L_DPO = −E[log σ(β(log π_θ(yw|x)/π_ref(yw|x) − log π_θ(yl|x)/π_ref(yl|x)))]

Simpler, more stable, and not worse than RLHF on most tasks.

Limitations of LLMs

Hallucinations: LLMs confidently generate factually incorrect information. Reason: there is no explicit “memory of facts” — only statistical patterns. They do not distinguish “I know” from “I don’t know.” Study: GPT-4 hallucinates on 15–30% of legal/medical queries.

Reasoning: Poor on formal tasks (logic, arithmetic) when a training-template cannot be reproduced. Tool use (Python interpreter, calculator) solves arithmetic, RAG — memory.

Context window: Finite context window (4K–200K tokens). LLMs use information worse in the middle of the context (“Lost in the Middle,” Liu et al., 2023). No true long-term memory.

Prompt injection: An attacker can “hijack” LLM control via special text in the context. A safety issue for autonomous AI agents.

Numerical Example

GPT-3 (text-davinci-003) on the GSM8K task: “There are 48 passengers on a bus. At a bus stop, 12 get off, 8 get on. How many?”

Zero-shot: “48 − 12 + 8 = 44.” ✓ (simple problem)

“A shop sold 52 apples on the first day, twice as many on the second. How many apples in both days?” Zero-shot: “52 + 104 = 156.” ✓

Chain-of-thought: “First day: 52. Second: 52×2=104. Total: 52+104=156.” ✓ (CoT helps on multi-step problems, not simple ones)

“For 3 tasks: A + B + C = X. If A = X/3, B = X/4, find C” (formal logic). Zero-shot: incorrect answer 65% of the time. CoT: 78% correct.

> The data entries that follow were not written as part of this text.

@@ -162,6 +167,12 @@
     "avr_render_core_layout": (ctypes.c_int, [_vp, _c_i32, _c_i32, _vp, _vp]),
     "avr_render_core_fwd": (ctypes.c_int, [_vp, _c_i32, _vp, _c_i32, _vp, _c_i32] + [_vp] * 5
                             + [_c_i64] + [_vp] * 5),
+    "avr_render_core_fwd_dft": (ctypes.c_int, [_vp, _c_i32, _vp, _c_i32, _vp, _c_i32] + [_vp] * 6
+                                + [_c_i64] + [_vp] * 5),
+    "avr_fft_size": (ctypes.c_int, [_c_i32, _vp]),
+    "avr_fft_tables": (ctypes.c_int, [_vp] * 5),
+    "avr_dft_fft_layout": (ctypes.c_int, [_vp, _c_i32, _vp, _vp]),
+    "avr_dft_fft_fwd": (ctypes.c_int, [_vp, _c_i32, _vp, _c_i32, _vp, _vp, _vp, _vp, _c_i32, _vp, _vp]),
 }
 
 EXPORTS = tuple(_SIGS)
diff --git a/avr_amd/csrc/common.h b/avr_amd/csrc/common.h
--- a/avr_amd/csrc/common.h
+++ b/avr_amd/csrc/common.h
@@ -23,6 +23,9 @@
 
 int launch_irfft(int B, int F, const float* spec, const float* spec2, const float* tw, float* ir,
                  float* ir2, void* stream);
+
+bool fft_preferred(int B, int S, int T);
+int fft_slots(int B, int S, int T);
 
 inline hipStream_t as_stream(void* s) { return reinterpret_cast<hipStream_t>(s); }
 
diff --git a/avr_amd/csrc/fft.hip b/avr_amd/csrc/fft.hip
--- /dev/null
+++ b/avr_amd/csrc/fft.hip
@@ -0,0 +1,359 @@
+#include "common.h"
+
+#include <cmath>
+#include <complex>
+#include <vector>
+
+using namespace avr;
+
+namespace {
+
+constexpr double kPi = 3.14159265358979323846264338327950288;
+constexpr int kFftMaxN = 8192;
+constexpr int kFftMaxThreads = 512;
+
+__host__ __device__ inline int fft_len(int T) {
+    int n = 4;
+    while (n < 2 * T - 1) n *= 2;
+    return n;
+}
+inline int ilog2(int n) {
+    int l = 0;
+    while ((1 << l) < n) ++l;
+    return l;
+}
+
+__device__ __forceinline__ float2 cmul(float2 a, float2 b) {
+    return make_float2(a.x * b.x - a.y * b.y, a.x * b.y + a.y * b.x);
+}
+__device__ __forceinline__ float2 cmulc(float2 a, float2 b) {
+    return make_float2(a.x * b.x + a.y * b.y, a.y * b.x - a.x * b.y);
+}
+__device__ __forceinline__ float2 cadd(float2 a, float2 b) { return make_float2(a.x + b.x, a.y + b.y); }
+__device__ __forceinline__ float2 csub(float2 a, float2 b) { return make_float2(a.x - b.x, a.y - b.y); }
+
+__device__ __forceinline__ void bfly4_fwd(float2& a0, float2& a1, float2& a2, float2& a3) {
+    const float2 t0 = cadd(a0, a2), t1 = csub(a0, a2), t2 = cadd(a1, a3), d = csub(a1, a3);
+    const float2 t3 = make_float2(d.y, -d.x);
+    a0 = cadd(t0, t2);
+    a1 = cadd(t1, t3);
+    a2 = csub(t0, t2);
+    a3 = csub(t1, t3);
+}
+__device__ __forceinline__ void bfly4_inv(float2& a0, float2& a1, float2& a2, float2& a3) {
+    const float2 t0 = cadd(a0, a2), t1 = csub(a0, a2), t2 = cadd(a1, a3), d = csub(a1, a3);
+    const float2 t3 = make_float2(-d.y, d.x);
+    a0 = cadd(t0, t2);
+    a1 = cadd(t1, t3);
+    a2 = csub(t0, t2);
+    a3 = csub(t1, t3);
+}
+
+template <bool INV>
+__device__ __forceinline__ void radix4_stage(float2* __restrict__ x, const float2* __restrict__ tw,
+                                             int N, int lq) {
+    const int q = 1 << lq;
+    for (int i = threadIdx.x; i < (N >> 2); i += blockDim.x) {
+        const int j = i & (q - 1);
+        const int base = ((i >> lq) << (lq + 2)) + j;
+        float2 a0 = x[base], a1 = x[base + q], a2 = x[base + 2 * q], a3 = x[base + 3 * q];
+        const float2 w1 = tw[j], w2 = tw[q + j], w3 = tw[2 * q + j];
+        if (INV) {
+            a1 = cmulc(a1, w1);
+            a2 = cmulc(a2, w2);
+            a3 = cmulc(a3, w3);
+            bfly4_inv(a0, a1, a2, a3);
+        } else {
+            bfly4_fwd(a0, a1, a2, a3);
+            a1 = cmul(a1, w1);
+            a2 = cmul(a2, w2);
+            a3 = cmul(a3, w3);
+        }
+        x[base] = a0;
+        x[base + q] = a1;
+        x[base + 2 * q] = a2;
+        x[base + 3 * q] = a3;
+    }
+}
+
+template <int NS>
+__global__ __launch_bounds__(kFftMaxThreads) void dft_fft_fwd_kernel(
+    const float* __restrict__ part, const float* __restrict__ pl, const int32_t* __restrict__ shift,
+    const float2* __restrict__ phase, const float2* __restrict__ chirp,
+    const float2* __restrict__ filt, const float2* __restrict__ twg, float2* __restrict__ spart,
+    int B, int S, int T, int N, int logN, int G, int P) {
+    extern __shared__ float2 lds[];
+    float2* x = lds;
+    float2* tw = lds + N;
+    const int F = T / 2 + 1;
+    const int b = blockIdx.y, p = blockIdx.x;
+    const int tid = threadIdx.x, nt = blockDim.x;
+    const bool odd = logN & 1;
+    const int logN2 = odd ? logN - 1 : logN;
+    const int64_t slab = (int64_t)B * S * T;
+    const int npairs = (S + 1) >> 1;
+
+    const int qmax = 1 << (logN2 - 2);
+    const float2* roots2 = tw + (N >> 1);
+    for (int i = tid; i < N; i += nt) tw[i] = twg[i];
+
+    constexpr int kAcc = 5;
+    float2 acc[kAcc];
+#pragma unroll
+    for (int k = 0; k < kAcc; ++k) acc[k] = make_float2(0.0f, 0.0f);
+
+    for (int g = 0; g < G; ++g) {
+        const int pair = p * G + g;
+        if (pair >= npairs) break;
+        const int s0 = 2 * pair, s1 = s0 + 1;
+        const bool has1 = s1 < S;
+        const int sh0 = shift[s0], sh1 = has1 ? shift[s1] : 0;
+        const int lim0 = T - 1 - sh0, lim1 = has1 ? T - 1 - sh1 : 0;
+        const float* r0 = part + ((int64_t)b * S + s0) * T;
+        const float* r1 = part + ((int64_t)b * S + (has1 ? s1 : s0)) * T;
+        __syncthreads();
+        const int half = N >> 1;
+        for (int t = tid; t < (odd ? half : N); t += nt) {
+            float2 a = make_float2(0.0f, 0.0f);
+            if (t < T) {
+                float z0 = 0.0f, z1 = 0.0f;
+                if (t < lim0) {
+                    float sum = r0[t];
+#pragma unroll
+                    for (int k = 1; k < NS; ++k) sum += r0[k * slab + t];
+                    z0 = sum * pl[sh0 + t];
+                }
+                if (t < lim1) {
+                    float sum = r1[t];
+#pragma unroll
+                    for (int k = 1; k < NS; ++k) sum += r1[k * slab + t];
+                    z1 = sum * pl[sh1 + t];
+                }
+                const float2 c = chirp[t];
+                a = make_float2(z0 * c.x - z1 * c.y, z0 * c.y + z1 * c.x);
+            }
+            x[t] = a;
+            if (odd) x[t + half] = (t < T) ? cmul(a, roots2[t]) : a;
+        }
+        __syncthreads();
+        for (int lq = logN2 - 2; lq >= 2; lq -= 2) {
+            radix4_stage<false>(x, tw + 4 * (qmax - (1 << lq)), N, lq);
+            __syncthreads();
+        }
+        for (int i = tid; i < (N >> 2); i += nt) {
+            float4* xv = reinterpret_cast<float4*>(x + 4 * i);
+            const float4* fv = reinterpret_cast<const float4*>(filt + 4 * i);
+            const float4 u = xv[0], v = xv[1], fu = fv[0], fw = fv[1];
+            float2 a0 = make_float2(u.x, u.y), a1 = make_float2(u.z, u.w);
+            float2 a2 = make_float2(v.x, v.y), a3 = make_float2(v.z, v.w);
+            bfly4_fwd(a0, a1, a2, a3);
+            a0 = cmul(a0, make_float2(fu.x, fu.y));
+            a1 = cmul(a1, make_float2(fu.z, fu.w));
+            a2 = cmul(a2, make_float2(fw.x, fw.y));
+            a3 = cmul(a3, make_float2(fw.z, fw.w));
+            bfly4_inv(a0, a1, a2, a3);
+            xv[0] = make_float4(a0.x, a0.y, a1.x, a1.y);
+            xv[1] = make_float4(a2.x, a2.y, a3.x, a3.y);
+        }
+        __syncthreads();
+        for (int lq = 2; lq <= logN2 - 2; lq += 2) {
+            radix4_stage<true>(x, tw + 4 * (qmax - (1 << lq)), N, lq);
+            __syncthreads();
+        }
+        auto X = [&](int f) {
+            float2 y = x[f];
+            if (odd) y = cadd(y, cmulc(x[f + half], roots2[f]));
+            return cmul(y, chirp[f]);
+        };
+#pragma unroll
+        for (int k = 0; k < kAcc; ++k) {
+            const int f = tid + k * nt;
+            if (f < F) {
+                const float2 xa = X(f);
+                const float2 xb = X(f == 0 ? 0 : T - f);
+                const float2 z0 = make_float2(0.5f * (xa.x + xb.x), 0.5f * (xa.y - xb.y));
+                const float2 d = make_float2(xa.x - xb.x, xa.y + xb.y);
+                const float2 z1 = make_float2(0.5f * d.y, -0.5f * d.x);
+                const float2 q0 = cmul(z0, phase[(int64_t)s0 * F + f]);
+                acc[k] = cadd(acc[k], q0);
+                if (has1) {
+                    const float2 q1 = cmul(z1, phase[(int64_t)s1 * F + f]);
+                    acc[k] = cadd(acc[k], q1);
+                }
+            }
+        }
+    }
+#pragma unroll
+    for (int k = 0; k < kAcc; ++k) {
+        const int f = tid + k * nt;
+        if (f < F) spart[((int64_t)b * P + p) * F + f] = acc[k];
+    }
+}
+
+
+struct FftShape {
+    int N, logN, G, P, threads;
+};
+FftShape fft_shape(int B, int S, int T) {
+    FftShape sh{};
+    sh.N = fft_len(T);
+    sh.logN = ilog2(sh.N);
+    const int npairs = (S + 1) / 2;
+    const int64_t total = (int64_t)npairs * B;
+    sh.G = (int)((total + 255) / 256);
+    sh.P = (npairs + sh.G - 1) / sh.G;
+    sh.threads = sh.N / 4 < 64 ? 64 : (sh.N / 4 > kFftMaxThreads ? kFftMaxThreads : sh.N / 4);
+    return sh;
+}
+
+bool fft_params_ok(const avr_render_params* p) {
+    return p && p->T >= 2 && p->T <= 16384 && p->n_samples >= 1 && p->n_samples <= 8192;
+}
+
+void host_dif(std::vector<std::complex<double>>& x, const std::vector<std::complex<double>>& w) {
+    using cd = std::complex<double>;
+    const int N = (int)x.size(), logN = ilog2(N);
+    int len = N;
+    if (logN & 1) {
+        const int h = N / 2;
+        for (int j = 0; j < h; ++j) {
+            const cd a = x[j], b = x[j + h];
+            x[j] = a + b;
+            x[j + h] = (a - b) * w[j];
+        }
+        len = h;
+    }
+    const cd mi(0.0, -1.0);
+    for (int L = len; L >= 4; L /= 4) {
+        const int q = L / 4, step = N / L;
+        for (int base0 = 0; base0 < N; base0 += L)
+            for (int j = 0; j < q; ++j) {
+                cd* e = &x[base0 + j];
+                const cd a0 = e[0], a1 = e[q], a2 = e[2 * q], a3 = e[3 * q];
+                const cd t0 = a0 + a2, t1 = a0 - a2, t2 = a1 + a3, t3 = (a1 - a3) * mi;
+                e[0] = t0 + t2;
+                e[q] = (t1 + t3) * w[j * step];
+                e[2 * q] = (t0 - t2) * w[2 * j * step];
+                e[3 * q] = (t1 - t3) * w[3 * j * step];
+            }
+    }
+}
+
+}
+
+extern "C" int avr_fft_size(int32_t T, int32_t* N) {
+    AVR_REQUIRE(T >= 2 && T <= 16384 && N, "avr_fft_size: bad args");
+    *N = fft_len(T);
+    return 0;
+}
+
+extern "C" int avr_fft_tables(const avr_render_params* p, float* chirp, float* filt, float* twiddle,
+                              void* stream) {
+    AVR_REQUIRE(fft_params_ok(p) && chirp && filt && twiddle, "avr_fft_tables: bad args");
+    using cd = std::complex<double>;
+    const int T = p->T, N = fft_len(T);
+    std::vector<cd> w(N), c(T), b(N, cd(0.0, 0.0));
+    for (int k = 0; k < N; ++k) {
+        const double a = 2.0 * kPi * (double)k / (double)N;
+        w[k] = cd(std::cos(a), -std::sin(a));
+    }
+    for (int n = 0; n < T; ++n) {
+        const int64_t m = ((int64_t)n * n) % (2 * (int64_t)T);
+        const double a = kPi * (double)m / (double)T;
+        c[n] = cd(std::cos(a), -std::sin(a));
+    }
+    for (int n = 0; n < T; ++n) {
+        b[n] = std::conj(c[n]);
+        if (n) b[N - n] = std::conj(c[n]);
+    }
+    host_dif(b, w);
+    std::vector<cd> tw(N, cd(0.0, 0.0));
+    {
+        const int logN = ilog2(N), odd = logN & 1, logN2 = logN - odd;
+        const int qmax = 1 << (logN2 - 2);
+        for (int lq = logN2 - 2; lq >= 2; lq -= 2) {
+            const int q = 1 << lq, step = N / (4 * q);
+            cd* t = &tw[4 * (size_t)(qmax - q)];
+            for (int k = 1; k <= 3; ++k)
+                for (int j = 0; j < q; ++j) t[(size_t)(k - 1) * q + j] = w[(size_t)j * k * step];
+        }
+        if (odd)
+            for (int j = 0; j < N / 2; ++j) tw[N / 2 + j] = w[j];
+    }
+    std::vector<float> hc(2 * (size_t)T), hf(2 * (size_t)N), hw(2 * (size_t)N);
+    for (int n = 0; n < T; ++n) {
+        hc[2 * n] = (float)c[n].real();
+        hc[2 * n + 1] = (float)c[n].imag();
+    }
+    for (int k = 0; k < N; ++k) {
+        hf[2 * k] = (float)(b[k].real() / (double)N);
+        hf[2 * k + 1] = (float)(b[k].imag() / (double)N);
+        hw[2 * k] = (float)tw[k].real();
+        hw[2 * k + 1] = (float)tw[k].imag();
+    }
+    hipStream_t s = as_stream(stream);
+    hipError_t e = hipMemcpyAsync(chirp, hc.data(), hc.size() * sizeof(float), hipMemcpyHostToDevice, s);
+    if (e == hipSuccess) e = hipMemcpyAsync(filt, hf.data(), hf.size() * sizeof(float), hipMemcpyHostToDevice, s);
+    if (e == hipSuccess) e = hipMemcpyAsync(twiddle, hw.data(), hw.size() * sizeof(float), hipMemcpyHostToDevice, s);
+    if (e == hipSuccess) e = hipStreamSynchronize(s);
+    if (e != hipSuccess) return fail((int)e, std::string("avr_fft_tables: ") + hipGetErrorString(e));
+    return 0;
+}
+
+extern "C" int avr_dft_fft_layout(const avr_render_params* p, int32_t B, int32_t* P, int32_t* prefer) {
+    AVR_REQUIRE(fft_params_ok(p) && B >= 1 && P && prefer, "avr_dft_fft_layout: bad args");
+    const FftShape sh = fft_shape(B, p->n_samples, p->T);
+    if (sh.N > kFftMaxN) {
+        *P = 0;
+        *prefer = 0;
+        return 0;
+    }
+    *P = sh.P;
+    *prefer = avr::fft_preferred(B, p->n_samples, p->T) ? 1 : 0;
+    return 0;
+}
+
+extern "C" int avr_dft_fft_fwd(const avr_render_params* p, int32_t B, const float* part, int32_t n_split,
+                               const float* pl_table, const int32_t* shift, const float* phase,
+                               const avr_fft_ptrs* fft, int32_t P, float* spart, void* stream) {
+    AVR_REQUIRE(fft_params_ok(p) && B >= 1 && part && pl_table && shift && phase && fft && fft->chirp &&
+                    fft->filter && fft->twiddle && spart,
+                "avr_dft_fft_fwd: bad args");
+    const int S = p->n_samples, T = p->T;
+    const FftShape sh = fft_shape(B, S, T);
+    AVR_REQUIRE(sh.N <= kFftMaxN, "avr_dft_fft_fwd: T too large for the LDS transform (N > 8192)");
+    AVR_REQUIRE(P == sh.P, "avr_dft_fft_fwd: P does not match avr_dft_fft_layout");
+    const size_t lds = (size_t)sh.N * 2 * sizeof(float2);
+    auto go = [&](auto kern) {
+        if (lds > 65536)
+            (void)hipFuncSetAttribute((const void*)kern, hipFuncAttributeMaxDynamicSharedMemorySize,
+                                      (int)lds);
+        hipLaunchKernelGGL(kern, dim3((unsigned)sh.P, (unsigned)B), dim3(sh.threads), lds, as_stream(stream),
+                           part, pl_table, shift, reinterpret_cast<const float2*>(phase),
+                           reinterpret_cast<const float2*>(fft->chirp),
+                           reinterpret_cast<const float2*>(fft->filter),
+                           reinterpret_cast<const float2*>(fft->twiddle), reinterpret_cast<float2*>(spart),
+                           (int)B, S, T, sh.N, sh.logN, sh.G, sh.P);
+    };
+    switch (n_split) {
+        case 1: go(dft_fft_fwd_kernel<1>); break;
+        case 2: go(dft_fft_fwd_kernel<2>); break;
+        case 4: go(dft_fft_fwd_kernel<4>); break;
+        case 8: go(dft_fft_fwd_kernel<8>); break;
+        case 16: go(dft_fft_fwd_kernel<16>); break;
+        default: return fail(AVR_E_ARG, "avr_dft_fft_fwd: n_split must be 1, 2, 4, 8 or 16");
+    }
+    return check_launch("avr_dft_fft_fwd");
+}
+
+namespace avr {
+bool fft_preferred(int B, int S, int T) {
+    (void)B;
+    (void)S;
+    return fft_len(T) <= kFftMaxN && T >= 254;
+}
+int fft_slots(int B, int S, int T) {
+    const FftShape sh = fft_shape(B, S, T);
+    return sh.N <= kFftMaxN ? sh.P : 0;
+}
+}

Symbolic reasoning via Python: 100%.

Assignment: Use the GPT-3.5 API (or open-source LLaMA-7B via ollama). (1) Create 3 prompts for a reasoning problem (logical problem, 5 steps): zero-shot, few-shot (3 examples), chain-of-thought. (2) Evaluate accuracy on 20 problems. (3) For 5 incorrect answers: analyze the type of error (distraction, arithmetic, logic). (4) Implement RAG: embed Wikipedia text, search for relevant fragments, add to context. How does accuracy improve on factual questions?